__global__ void __launch_bounds__(kThreads) clamp_batch_kernel(ClampBatch b, float lo, float hi) {
    float* __restrict__ w = b.w[blockIdx.y];
    const int64_t n = b.n[blockIdx.y];
    const int64_t n4 = n >> 2;
    float4* w4 = reinterpret_cast<float4*>(w);
    for (int64_t i = (int64_t)blockIdx.x * blockDim.x + threadIdx.x; i < n4; i += (int64_t)gridDim.x * blockDim.x) {
        float4 v = w4[i];
        v.x = fminf(fmaxf(v.x, lo), hi);
        v.y = fminf(fmaxf(v.y, lo), hi);
        v.z = fminf(fmaxf(v.z, lo), hi);
        v.w = fminf(fmaxf(v.w, lo), hi);
        w4[i] = v;
    }
    for (int64_t i = 4 * n4 + (int64_t)blockIdx.x * blockDim.x + threadIdx.x; i < n; i += (int64_t)gridDim.x * blockDim.x)
        w[i] = fminf(fmaxf(w[i], lo), hi);
}

__device__ __forceinline__ float absorb_c(float beta, float gamma, float n_sigma) {
    float c = beta - n_sigma * gamma;
    return (c < 0.0f) ? 0.0f : c;
}

__device__ __forceinline__ float absorb_row(const float* w2, const float* bn_w, const float* bn_b, int64_t o,
                                            int64_t i2, int64_t khw2, int64_t o2g, float n_sigma, int lane) {
    const int64_t g = o / o2g;
    const float* row = w2 + o * i2 * khw2;
    float acc = 0.f;
    for (int64_t i = lane; i < i2; i += 64) {
        float ssum = 0.f;
        for (int64_t k = 0; k < khw2; ++k) ssum += row[i * khw2 + k];
        const int64_t ch = g * i2 + i;
        acc += ssum * absorb_c(bn_b[ch], bn_w[ch], n_sigma);
    }
    return wave_sum_f(acc);
}

__global__ void absorb_gemv_kernel(const float* __restrict__ w2, float* __restrict__ b2,
                                   const float* __restrict__ bn_w, const float* __restrict__ bn_b,
                                   int64_t o2, int64_t i2, int64_t khw2, int64_t o2g, float n_sigma) {
    const int lane = threadIdx.x & 63;
    const int64_t wave = (int64_t)blockIdx.x * (blockDim.x / 64) + (threadIdx.x >> 6);
    const int64_t nwaves = (int64_t)gridDim.x * (blockDim.x / 64);
    for (int64_t o = wave; o < o2; o += nwaves) {
        const float acc = absorb_row(w2, bn_w, bn_b, o, i2, khw2, o2g, n_sigma, lane);
        if (lane == 0) b2[o] = b2[o] + acc;
    }
}

__global__ void absorb_channel_kernel(float* __restrict__ b1, float* __restrict__ bn_b, const float* __restrict__ bn_w,
                                      int64_t c1, float n_sigma) {
    for (int64_t c = (int64_t)blockIdx.x * blockDim.x + threadIdx.x; c < c1; c += (int64_t)gridDim.x * blockDim.x) {
        const float cc = absorb_c(bn_b[c], bn_w[c], n_sigma);
        b1[c] = b1[c] + (-cc);
        bn_b[c] = bn_b[c] + (-cc);
    }
}

__global__ void absorb_batch_gemv_kernel(const AbsRel* __restrict__ rels, const AbsRows* __restrict__ tasks,
                                         int64_t ntasks, float* __restrict__ wc, float n_sigma) {
    const int lane = threadIdx.x & 63;
    const int64_t wave = (int64_t)blockIdx.x * (blockDim.x / 64) + (threadIdx.x >> 6);
    const int64_t nwaves = (int64_t)gridDim.x * (blockDim.x / 64);
    for (int64_t t = wave; t < ntasks; t += nwaves) {
        const AbsRows tk = tasks[t];
        const AbsRel R = rels[tk.r];
        for (int64_t o = tk.o0; o < tk.o1; ++o) {
            const float acc = absorb_row(R.w2, R.bn_w, R.bn_b, o, R.i2, R.khw2, R.o2g, n_sigma, lane);
            if (lane == 0) wc[R.wc + o] = acc;
        }
    }
}

__global__ void absorb_batch_bias_kernel(const AbsRel* __restrict__ rels, const AbsVec* __restrict__ vecs,
                                         const AbsOp* __restrict__ ops, const AbsElems* __restrict__ tasks,
                                         int64_t ntasks, const float* __restrict__ wc, float n_sigma) {
    for (int64_t t = blockIdx.x; t < ntasks; t += gridDim.x) {
        const AbsElems tk = tasks[t];
        const AbsVec V = vecs[tk.v];
        for (int64_t e = tk.e0 + threadIdx.x; e < tk.e1; e += blockDim.x) {
            float b = V.b[e];
            for (int32_t q = 0; q < V.nops; ++q) {
                const AbsOp op = ops[V.op0 + q];
                const AbsRel& R = rels[op.r];
                if (op.kind == 0) {
                    b = b + wc[R.wc + e];
                } else {
                    const float cc = absorb_c(R.bn_b[e], R.bn_w[e], n_sigma);
                    b = b + (-cc);
                    R.bn_b[e] = R.bn_b[e] + (-cc);
                }
            }
            V.b[e] = b;
        }
    }
}

}

using namespace dfq;

extern "C" int dfq_bn_fold(float* w, float* bias, float* bn_w, float* bn_b, float* bn_mean, float* bn_var,
                           float* fake_w, float* fake_b, float eps, int64_t rows, int64_t row_len, void* stream) {
    if (!w || !bias || !bn_w || !bn_b || !bn_mean || !bn_var || rows < 0 || row_len < 0) return DFQ_ERR_INVALID;
    if (rows == 0) return DFQ_OK;
    hipStream_t s = static_cast<hipStream_t>(stream);
    hipLaunchKernelGGL(bn_fold_weight_kernel, dim3(blocks_for(rows * row_len, 4)), dim3(kThreads), 0, s,
                       w, bn_w, bn_var, eps, rows, row_len);
    DFQ_LAUNCH_CHECK();
    hipLaunchKernelGGL(bn_fold_channel_kernel, dim3(blocks_for(rows)), dim3(kThreads), 0, s,
                       bias, bn_w, bn_b, bn_mean, bn_var, fake_w, fake_b, eps, rows);
    DFQ_LAUNCH_CHECK();
    return DFQ_OK;
}

extern "C" int dfq_bn_fold_batch(const dfq_bn_fold_desc* d, int32_t n, void* ws, int64_t ws_bytes, void* stream) {
    if (n < 0 || (n > 0 && !d)) return DFQ_ERR_INVALID;
    if (n == 0) return DFQ_OK;
    std::vector<BnFoldJob> jobs;
    std::vector<BnFoldChunk> chunks;
    const int rc = bn_fold_tables(d, n, jobs, chunks);
    if (rc != DFQ_OK) return rc;
    const BnFoldLayout L = bn_fold_layout(d, n);
    const int64_t jb = L.o_chunks, need = L.total;
    if (ws && (ws_bytes < need || reinterpret_cast<uintptr_t>(ws) % 256 != 0)) return DFQ_ERR_INVALID;
    hipStream_t s = static_cast<hipStream_t>(stream);
    void* own = nullptr;
    if (!ws) {
        DFQ_HIP_CHECK(hipMalloc(&own, need));
        ws = own;
    }
    char* base = static_cast<char*>(ws);
    BnFoldJob* dj = reinterpret_cast<BnFoldJob*>(base);
    BnFoldChunk* dc = reinterpret_cast<BnFoldChunk*>(base + jb);
    std::vector<char> blob(need, 0);
    std::memcpy(blob.data(), jobs.data(), sizeof(BnFoldJob) * n);
    if (!chunks.empty()) std::memcpy(blob.data() + jb, chunks.data(), sizeof(BnFoldChunk) * chunks.size());
    hipError_t e = own ? hipMemcpyAsync(base, blob.data(), need, hipMemcpyHostToDevice, s)
                       : stage_h2d(base, blob.data(), need, s);
    std::vector<uint32_t*> rp;
    for (int32_t j = 0; j < n; ++j)
        if (d[j].range_enc) rp.push_back(d[j].range_enc);
    std::sort(rp.begin(), rp.end());
    for (size_t k = 0; k < rp.size() && e == hipSuccess;) {
        size_t m = k + 1;
        while (m < rp.size() && rp[m] == rp[m - 1] + 2) ++m;
        e = hipMemsetAsync(rp[k], 0, sizeof(uint32_t) * 2 * (m - k), s);
        k = m;
    }
    if (e == hipSuccess && !chunks.empty()) {
        hipLaunchKernelGGL(bn_fold_weight_batch_kernel, dim3((int)std::min<size_t>(chunks.size(), 4096)),
                           dim3(kThreads), 0, s, dj, dc, (int64_t)chunks.size());
        e = hipGetLastError();
    }
    if (e == hipSuccess) {
        hipLaunchKernelGGL(bn_fold_channel_batch_kernel, dim3(std::min(n, 2048)), dim3(kThreads), 0, s, dj, n);
        e = hipGetLastError();
    }
    if (e == hipSuccess && own) e = hipStreamSynchronize(s);
    if (own) (void)hipFree(own);
    if (e != hipSuccess) {
        set_last_hip_error(e);
        return DFQ_ERR_HIP;
    }
    return DFQ_OK;
}

extern "C" int dfq_clamp_batch(float* const* w, const int64_t* n, int32_t count, float lo, float hi, void* stream) {
    if (count < 0 || (count > 0 && (!w || !n))) return DFQ_ERR_INVALID;
    for (int32_t k = 0; k < count; ++k)
        if (!w[k] || n[k] < 0 || reinterpret_cast<uintptr_t>(w[k]) % 16) return DFQ_ERR_INVALID;
    for (int32_t k0 = 0; k0 < count; k0 += kClampBatch) {
        ClampBatch b{};
        int cnt = 0;
        int64_t most = 0;
        for (int32_t k = k0; k < std::min(count, k0 + kClampBatch); ++k) {
            if (n[k] == 0) continue;
            b.w[cnt] = w[k];
            b.n[cnt] = n[k];
            most = std::max(most, n[k]);
            ++cnt;
        }
        if (cnt == 0) continue;
        hipLaunchKernelGGL(clamp_batch_kernel, dim3(blocks_for(most, 16), cnt), dim3(kThreads), 0,
                           static_cast<hipStream_t>(stream), b, lo, hi);
        DFQ_LAUNCH_CHECK();
    }
    return DFQ_OK;
}

extern "C" int dfq_clamp(float* w, int64_t n, float lo, float hi, void* stream) {
    return dfq_clamp_batch(&w, &n, 1, lo, hi, stream);
}

extern "C" int dfq_bias_absorb(const float* w2, float* b1, float* b2, float* bn_w, float* bn_b, int64_t c1,
                               int64_t o2, int64_t i2, int64_t khw2, float n_sigma, void* stream) {
    if (!w2 || !b1 || !b2 || !bn_w || !bn_b || c1 <= 0 || o2 <= 0 || i2 <= 0 || khw2 <= 0) return DFQ_ERR_INVALID;
    const int64_t groups = c1 / i2;
    if (groups <= 0 || o2 % groups != 0) return DFQ_ERR_SHAPE;
    const int64_t o2g = o2 / groups;
    if (c1 / groups != i2) return DFQ_ERR_SHAPE;
    hipStream_t s = static_cast<hipStream_t>(stream);
    const int wave_blocks = (int)std::min<int64_t>(ceil_div(o2, kThreads / 64), 2048);
    hipLaunchKernelGGL(absorb_gemv_kernel, dim3(wave_blocks), dim3(kThreads), 0, s, w2, b2, bn_w, bn_b, o2, i2, khw2,
                       o2g, n_sigma);
    DFQ_LAUNCH_CHECK();
    hipLaunchKernelGGL(absorb_channel_kernel, dim3(blocks_for(c1)), dim3(kThreads), 0, s, b1, bn_b, bn_w, c1, n_sigma);
    DFQ_LAUNCH_CHECK();
    return DFQ_OK;
}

#####

> _BRIEF_: Each line that contains "groups" is to be copied from the listing above.

> _OUTPUT OF THE EXERCISE_:
    const int64_t groups = c1 / i2;
    if (groups <= 0 || o2 % groups != 0) return DFQ_ERR_SHAPE;
    const int64_t o2g = o2 / groups;
    if (c1 / groups != i2) return DFQ_ERR_SHAPE;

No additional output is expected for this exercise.